Harold Silver, the protagonist of A.M. Homes' novel "May We Be Forgiven" (Viking, $27.95), hesitates when filling out the forms required to enter a nudist laser tag party he's been invited to by a woman he met online. "Not sure who you want to be tonight?" the man at the table asks. "Come as yourself, it keeps things simple. Once, we had a guy who bumped his head at a roller rink, and it took three days to figure out who he was."
In fact, it will take Harold a year to figure out who he is, and it's a year that begins with a stolen kiss from his brother's wife at Thanksgiving dinner and goes on to feature a terrible car accident, adultery, a murder, a stroke and many smaller catastrophes. Tossed out of his marriage, his home and his job (he is a Nixon scholar and a professor), the once disconnected Harold amasses myriad other relationships and responsibilities. Foremost among his new charges are his brother's children, Nate, 13, and Ashley, 11, who've been warehoused in prep schools. His bizarre 21st century pilgrim's progress teaches Harold something quite old-fashioned: how to form bonds with other people, and how to honor those bonds with dependability and care.
Homes is a ruthless yet tender and funny observer of American moral vacuity in all shapes and sizes, and this 10th novel is among her best. Founded on the Old Testament theme of rage and responsibility between brothers, it follows a contemporary Jewish family very far off the deep end.

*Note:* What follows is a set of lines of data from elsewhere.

diff --git a/autocycler_b200/csrc/pipeline.cu b/autocycler_b200/csrc/pipeline.cu
--- a/autocycler_b200/csrc/pipeline.cu
+++ b/autocycler_b200/csrc/pipeline.cu
@@ -1368,14 +1368,24 @@
 };
 struct GfaSequenceBody {
     GfaView v; uint32_t n_unitigs; const uint32_t* piece_off; const uint32_t* s_off; char* text;
-    AC_D void operator()(uint64_t c) const {
+    AC_D void operator()(uint64_t t) const {
+        const uint64_t c = t >> 5; const uint32_t lane = (uint32_t)t & 31u;
         uint32_t lo = 0, hi = n_unitigs;
+#ifdef __CUDA_ARCH__
+        while (hi - lo > 1) {
+            const uint32_t step = (hi - lo + 31) / 32, probe = lo + lane * step;
+            const unsigned le = __ballot_sync(0xFFFFFFFFu, probe < hi && piece_off[probe] <= c);
+            lo += (uint32_t)(31 - __clz((int)le)) * step;
+            hi = lo + step < hi ? lo + step : hi;
+        }
+#else
         while (hi - lo > 1) { const uint32_t mid = (lo + hi) >> 1; if (piece_off[mid] <= c) lo = mid; else hi = mid; }
+#endif
         const uint32_t idx = v.order[lo], first = ((uint32_t)c - piece_off[lo]) * 64, len = v.rec[idx].len;
         const uint32_t m = len - first < 64 ? len - first : 64;
         const char* src = v.arena + v.rec[idx].seq_off + first;
         char* dst = text + s_off[lo] + 2 + ac_dec_len(lo + 1) + 1 + first;
-        for (uint32_t i = 0; i < m; ++i) dst[i] = src[i];
+        for (uint32_t i = lane; i < m; i += 32) dst[i] = src[i];
     }
 };
 struct GfaLinkBody {
@@ -1428,12 +1438,13 @@
 };
 struct PathWrapBody {
     PathLineView v; char* text;
-    AC_D void operator()(uint64_t t) const {
+    AC_D void operator()(uint64_t x) const {
+        const uint64_t t = x >> 5; const uint32_t lane = (uint32_t)x & 31u;
         const uint32_t i = (uint32_t)(t >> 1); const bool suffix = t & 1;
         const char* src = v.blob + v.blob_off[i] + (suffix ? v.pre_len[i] : 0u);
         char* dst = text + (v.wrap_off[i] - v.wrap_base) + (suffix ? v.pre_len[i] + v.p_off[v.path_off[i + 1]] : v.p_off[v.path_off[i]]);
         const uint32_t n = suffix ? v.suf_len[i] : v.pre_len[i];
-        for (uint32_t b = 0; b < n; ++b) dst[b] = src[b];
+        for (uint32_t b = lane; b < n; b += 32) dst[b] = src[b];
     }
 };
 
@@ -1607,17 +1618,28 @@
     PinBuf h_cands, h_deps, h_spec, h_fixed, h_text, h_ptext;
 #ifndef AC_EMULATE
     cudaEvent_t ev[N_MARKS];
-    Impl(int device, void* stream) : DeviceContext(device, stream) { for (auto& e : ev) AC_CUDA_CHECK(cudaEventCreate(&e)); }
-    ~Impl() { cudaSetDevice(device); for (auto& e : ev) cudaEventDestroy(e); }
+    AcStream copy_stream;
+    Impl(int device, void* stream) : DeviceContext(device, stream) {
+        for (auto& e : ev) AC_CUDA_CHECK(cudaEventCreate(&e));
+        AC_CUDA_CHECK(cudaStreamCreateWithFlags(&copy_stream.s, cudaStreamNonBlocking));
+    }
+    ~Impl() { cudaSetDevice(device); for (auto& e : ev) cudaEventDestroy(e); cudaStreamDestroy(copy_stream.s); }
     void mark(Mark m) { AC_CUDA_CHECK(cudaEventRecord(ev[m], stream.s)); }
     void wait_mark(Mark m) { AC_CUDA_CHECK(cudaEventSynchronize(ev[m])); }
     float between(Mark a, Mark b) { float ms = 0; AC_CUDA_CHECK(cudaEventElapsedTime(&ms, ev[a], ev[b])); return ms; }
 #else
+    AcStream copy_stream{};
     Impl(int device, void* stream) : DeviceContext(device, stream) {}
     void mark(Mark) {}
     void wait_mark(Mark) {}
     float between(Mark, Mark) { return 0.f; }
 #endif
+    AcEvent text_rendered, text_copied;
+    void copy_text_after_rendering(uint64_t to) {
+        ac_record(&text_rendered, &stream); ac_wait(&copy_stream, &text_rendered);
+        if (to > R.gfa_copied) ac_d2h(h_text.as<char>() + R.gfa_copied, d_text.as<char>() + R.gfa_copied, to - R.gfa_copied, &copy_stream);
+        R.gfa_copied = to;
+    }
     bool arena_pending = false;
     const std::function<void()>* before_results = nullptr;
 
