@@ -1933,6 +2015,23 @@
                          m, shift, 0, sub_hist, nullptr, st, tile_ctr, epoch, err, nullptr, nullptr, SegPass(),
                          gsrc, rp);
     }
+  } else if (extra.pack_in) {
+    if (c16 || extra.halves != 1 || extra.seg || gat || extra.probe || extra.totals ||
+        extra.pack_out != (next_shift >= 0))
+      return hipErrorInvalidValue;
+    if (next_shift >= 0) {
+      e = hipMemsetAsync(next_hist, 0, sizeof(uint32_t) * kSub * kBuckets, s);
+      if (e != hipSuccess) return e;
+      hipLaunchKernelGGL((k_onesweep<kOsBlock, kOsIpt, true, false, 1, false, false, 0, true, true>), gd, bd, 0, s,
+                         in, out, m, shift, next_shift, sub_hist, next_hist, st, tile_ctr, epoch, err, nullptr,
+                         nullptr, SegPass(), gsrc, RegionPass());
+    } else {
+      hipLaunchKernelGGL((k_onesweep<kOsBlock, kOsIpt, false, false, 1, false, false, 0, true, false>), gd, bd, 0, s,
+                         in, out, m, shift, 0, sub_hist, nullptr, st, tile_ctr, epoch, err, nullptr, nullptr,
+                         SegPass(), gsrc, RegionPass());
+    }
+  } else if (extra.pack_out) {
+    return hipErrorInvalidValue;
   } else if (extra.probe) {
     if (next_shift < 0 || !next_hist || c16 || extra.halves != 1 || extra.seg || gat) return hipErrorInvalidValue;
     e = hipMemsetAsync(next_hist, 0, sizeof(uint32_t) * kSub * kBuckets, s);
@@ -2086,6 +2185,12 @@
   return hipGetLastError();
 }
 
+hipError_t launch_unpack(Elem* dst, const Packed* src, int64_t cnt, hipStream_t s) {
+  if (cnt <= 0) return hipSuccess;
+  hipLaunchKernelGGL(k_unpack, dim3(grid_for(cnt, 256, 8192)), dim3(256), 0, s, dst, src, cnt);
+  return hipGetLastError();
+}
+
 hipError_t launch_verify(const Elem* A, int64_t here, int64_t gbase, int64_t n, int64_t per,
                          KeyGen gen, unsigned long long* first_bad, hipStream_t s) {
   if (here <= 0) return hipSuccess;
diff --git a/distributed-lsb_amd/csrc/lsb_passes.cpp b/distributed-lsb_amd/csrc/lsb_passes.cpp
--- a/distributed-lsb_amd/csrc/lsb_passes.cpp
+++ b/distributed-lsb_amd/csrc/lsb_passes.cpp
@@ -57,8 +57,8 @@
          c->ranks[0].here <= lsb::kOnesweepMaxElems;
 }
 
-constexpr int kRgCounts = 0, kRgHist = lsb::kRegions, kRgOvf = kRgHist + lsb::kBuckets,
-              kRgSpan = kRgOvf + 2, kRgWords = kRgSpan + 4;
+constexpr int kRgCounts = 0, kRgHist = lsb::kRegions, kRgOvf = kRgHist + lsb::kBuckets, kRgWide = kRgOvf + 1,
+              kRgSpan = kRgOvf + 2, kRgSampleWide = kRgSpan + 4, kRgWords = kRgSampleWide + 1;
 
 int onesweep_ensure(Rank& r) {
   if (r.os_status) return LSB_OK;
@@ -161,7 +161,7 @@
 }
 
 int onesweep_digits(lsb_ctx* c, Rank& r, const std::vector<int>& digits, int* passes, size_t from = 0,
-                    const lsb::RegionPass* rp = nullptr, bool* disarm = nullptr) {
+                    const lsb::RegionPass* rp = nullptr, bool* disarm = nullptr, bool packed = false) {
   uint32_t* hist[2] = {r.os_hist, r.os_hist + lsb::kOnesweepSubs * lsb::kBuckets};
   for (size_t i = from; i < digits.size(); ++i) {
     const int shift = digits[i] * lsb::kDigitBits;
@@ -173,7 +173,22 @@
       x.region = rp;
       x.region_mode = 2;
     }
-    LSB_TRY(onesweep_launch(c, r, shift, next, hist[i & 1], hist[(i + 1) & 1], x));
+    x.pack_in = packed;
+    x.pack_out = packed && next >= 0;
+    const int rc = onesweep_launch(c, r, shift, next, hist[i & 1], hist[(i + 1) & 1], x);
+    if (rc != LSB_OK) {
+      if (packed && i > from) {
+        const hipError_t e =
+            lsb::launch_unpack(r.B, reinterpret_cast<const lsb::Packed*>(r.A), r.here, r.stream);
+        if (e == hipSuccess) {
+          std::swap(r.A, r.B);
+        } else {
+          (void)hipGetLastError();
+          c->broken = true;
+        }
+      }
+      return rc;
+    }
     ++*passes;
     if (disarm) *disarm = false;
   }
@@ -192,6 +207,7 @@
   rp.cap = r.rg_cap;
   rp.counts = r.rg_buf + kRgCounts;
   rp.ovf = r.rg_buf + kRgOvf;
+  rp.wide = r.rg_buf + kRgWide;
   return rp;
 }
 
@@ -201,7 +217,7 @@
   {
     Timer t(c, &r, LSB_K_UPSWEEP);
     HIP_TRY(lsb::launch_sample(r.A, r.here, byte * lsb::kDigitBits, r.rg_buf + kRgHist,
-                               reinterpret_cast<uint64_t*>(r.rg_buf + kRgSpan), r.stream));
+                               reinterpret_cast<uint64_t*>(r.rg_buf + kRgSpan), r.rg_buf + kRgSampleWide, r.stream));
   }
   HIP_TRY(hipMemcpyAsync(r.rg_h + kRgHist, r.rg_buf + kRgHist, (size_t)(kRgWords - kRgHist) * sizeof(uint32_t),
                          hipMemcpyDeviceToHost, r.stream));
@@ -224,15 +240,18 @@
   return LSB_OK;
 }
 
-int region_first(lsb_ctx* c, Rank& r, int shift, int next_shift, int* passes) {
+int region_first(lsb_ctx* c, Rank& r, int shift, int next_shift, int* passes, bool pack = false) {
   const lsb::RegionPass rp = region_pass(r);
   begin_pass(c, shift);
   lsb::OnesweepExtra x;
   x.region = &rp;
   x.region_mode = 1;
+  x.pack_out = pack;
   LSB_TRY(onesweep_launch(c, r, shift, next_shift, nullptr, r.os_hist + lsb::kOnesweepSubs * lsb::kBuckets, x));
   ++*passes;
-  HIP_TRY(hipMemcpyAsync(r.rg_h + kRgOvf, r.rg_buf + kRgOvf, sizeof(uint32_t), hipMemcpyDeviceToHost, r.stream));
+  r.rg_h[kRgWide] = 0;
+  HIP_TRY(hipMemcpyAsync(r.rg_h + kRgOvf, r.rg_buf + kRgOvf, (pack ? 2 : 1) * sizeof(uint32_t),
+                         hipMemcpyDeviceToHost, r.stream));
   return LSB_OK;
 }
 
@@ -264,6 +283,7 @@
   std::vector<int> digits, msd;
   bool fuse = false;
   bool region = false;
+  bool pack = false;
   Elem *X0 = nullptr, *X1 = nullptr, *X2 = nullptr;
   bool armed = false;
   uint64_t pmask = 0;
@@ -298,6 +318,7 @@
   int hybrid_passes(size_t from);
   int classic();
   int first_hist(int byte, bool* skewed, bool* constant);
+  int restart_counted();
   int queue_err_word() {
     HIP_TRY(hipMemcpyAsync(r.os_err_h, r.os_ctr + lsb::kOnesweepSubs, sizeof(uint32_t),
                            hipMemcpyDeviceToHost, r.stream));
@@ -371,7 +392,9 @@
       X1 = r.B;
       X2 = r.R;
       armed = true;
-      return region_first(c, r, 0, lsb::kDigitBits, &passes);
+      pack = c->pack_values == 2 ||
+             (c->pack_values == 1 && !c->pack_wide && r.rg_h[kRgSampleWide] == 0);
+      return region_first(c, r, 0, lsb::kDigitBits, &passes, pack);
     }
     varying = ~0ull;
     LSB_TRY(count_byte(c, r, 0, c->skip_constant));
@@ -415,30 +438,18 @@
     region = false;
     HIP_TRY(hipStreamSynchronize(r.stream));
     digits = varying_bytes(~0ull);
-    if (r.rg_h[kRgOvf] == 0) {
+    const bool wide = pack && r.rg_h[kRgWide] != 0;
+    if (wide) c->pack_wide = true;
+    if (r.rg_h[kRgOvf] == 0 && !wide) {
       r.os_halves = 1;
       const lsb::RegionPass rp = region_pass(r);
-      LSB_TRY(onesweep_digits(c, r, digits, &passes, 1, &rp, &armed));
+      if (pack) c->last_records = LSB_RECORDS_PACKED;
+      LSB_TRY(onesweep_digits(c, r, digits, &passes, 1, &rp, &armed, pack));
       kind = kDone;
       return queue_err_word();
     }
-    c->last_first = LSB_FIRST_REGIONAL_REDONE;
-    std::swap(r.A, r.B);
-    armed = false;
-    passes = 0;
-    c->pass_cursor = 0;
-    c->cur_pass = 0;
-    HIP_TRY(hipMemsetAsync(r.span, 0, 2 * sizeof(uint64_t), r.stream));
-    LSB_TRY(count_byte(c, r, 0, c->skip_constant));
-    LSB_TRY(queue_halves(c, r, r.os_hist));
-    HIP_TRY(hipMemcpyAsync(r.span_h, r.span, 2 * sizeof(uint64_t), hipMemcpyDeviceToHost, r.stream));
-    HIP_TRY(hipStreamSynchronize(r.stream));
-    varying = c->skip_constant ? r.span_h[0] & r.span_h[1] : ~0ull;
-    digits = varying_bytes(varying);
-    LSB_TRY(choose_halves(c, r, true));
-    LSB_TRY(onesweep_digits(c, r, digits, &passes));
-    kind = kDone;
-    return queue_err_word();
+    if (wide) c->last_records = LSB_RECORDS_PACKED_REDONE;
+    return restart_counted();
   }
   if (kind == kHybrid && region) {
     region = false;
@@ -497,6 +508,26 @@
   return hybrid_passes(0);
 }
 
+int LocalSort::restart_counted() {
+  c->last_first = LSB_FIRST_REGIONAL_REDONE;
+  std::swap(r.A, r.B);
+  armed = false;
+  passes = 0;
+  c->pass_cursor = 0;
+  c->cur_pass = 0;
+  HIP_TRY(hipMemsetAsync(r.span, 0, 2 * sizeof(uint64_t), r.stream));
+  LSB_TRY(count_byte(c, r, 0, c->skip_constant));
+  LSB_TRY(queue_halves(c, r, r.os_hist));
+  HIP_TRY(hipMemcpyAsync(r.span_h, r.span, 2 * sizeof(uint64_t), hipMemcpyDeviceToHost, r.stream));
+  HIP_TRY(hipStreamSynchronize(r.stream));
+  varying = c->skip_constant ? r.span_h[0] & r.span_h[1] : ~0ull;
+  digits = varying_bytes(varying);
+  LSB_TRY(choose_halves(c, r, true));
+  LSB_TRY(onesweep_digits(c, r, digits, &passes));
+  kind = kDone;
+  return queue_err_word();
+}
+
 int LocalSort::hybrid_passes(size_t from) {
   const int64_t m = r.here;
   if (from == 0) {
diff --git a/distributed-lsb_amd/csrc/lsb_rt.h b/distributed-lsb_amd/csrc/lsb_rt.h
--- a/distributed-lsb_amd/csrc/lsb_rt.h
+++ b/distributed-lsb_amd/csrc/lsb_rt.h
@@ -138,12 +138,16 @@
   bool gather = true;
   int os_split = 0;
   int fail_onesweep = 0;
+  int pack_values = 1;
+  bool pack_wide = false;
+  bool broken = false;
   int hybrid = 0;
   int64_t coll_calls = 0, coll_bytes = 0, coll_max = 0;
   int last_local_passes = 0;
   int last_exchanges = 0;
   uint64_t last_varying = 0;
   int last_first = 0;
+  int last_records = 0;
   lsb::KeyGen keygen;
   std::vector<lsb_rt::PendingEvent> pending;
   std::vector<std::pair<int, hipEvent_t>> event_pool;
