# arancormonk/dsd-neo

Measured on AMD Instinct MI355X. Metric: I/Q Msamples/s end-to-end (demod->FEC->MBE) per GPU; % HBM roofline, higher is better.
Workload: dtype f32

## Files before the change

### dsd-neo_amd/csrc/ddn_rx.hip

```cpp

#include <hip/hip_runtime.h>
#include <cstdio>
#include <cstdlib>
#include <mutex>
#include <stdint.h>

#include "ddn_device.h"
#include "ddn_p25h_dev.h"
#include "ddn_slicer_dev.h"
#include "ddn_tables_p25.h"

using ddn_sl::two_max_insert;
using ddn_sl::two_min_insert;

#define DDN_RXW_RAW (1 << 30)
namespace {
constexpr int TS = 64;
constexpr int SS = 128;
constexpr int MS = 1024;
constexpr int NT = DDN_P25_FILTER_TAPS;
constexpr int QCAP = 10;
constexpr uint32_t kSyncBits = 0xFB30A0u;
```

On the way, it gets all the details hilariously right, from the canister of cookies served by Harold's Aunt Lillian -- "when the Jews left Egypt, they took with them the tins of Danish Butter Cookies" -- to the buttons supplied by the party coordinator for NATE's BIG BM, a full-bore bar-mitzvah celebration held in a South African village.
Things get crazier and crazier, with Julie Nixon Eisenhower, a wilderness penal colony, a family of Chinese restaurateurs and an incarcerated Israeli arms dealer coming into the mix. While some developments at the end of the book start to strain its seams, Homes stops short of losing us and repays our investment in her characters, in the tense and tentative relationships they have begun to build.
Another modern Jewish family and another over-the-top bar mitzvah are at the center of Jami Attenberg's "The Middlesteins" (Grand Central, $24.99), the fourth and likely the breakout work from this author. At the center of her warmhearted dramedy is Edie Middlestein, a woman who can't stop eating, whose expansive personality and body are chronicled in vignettes ranging from "Edie, 62 pounds" to "Edie, 332 pounds." These are interleaved with chapters focusing on Edie's husband, Richard; her daughter, Robin; her son and his wife; and their soon-to-be bar-and-bat-mitzvahed twins.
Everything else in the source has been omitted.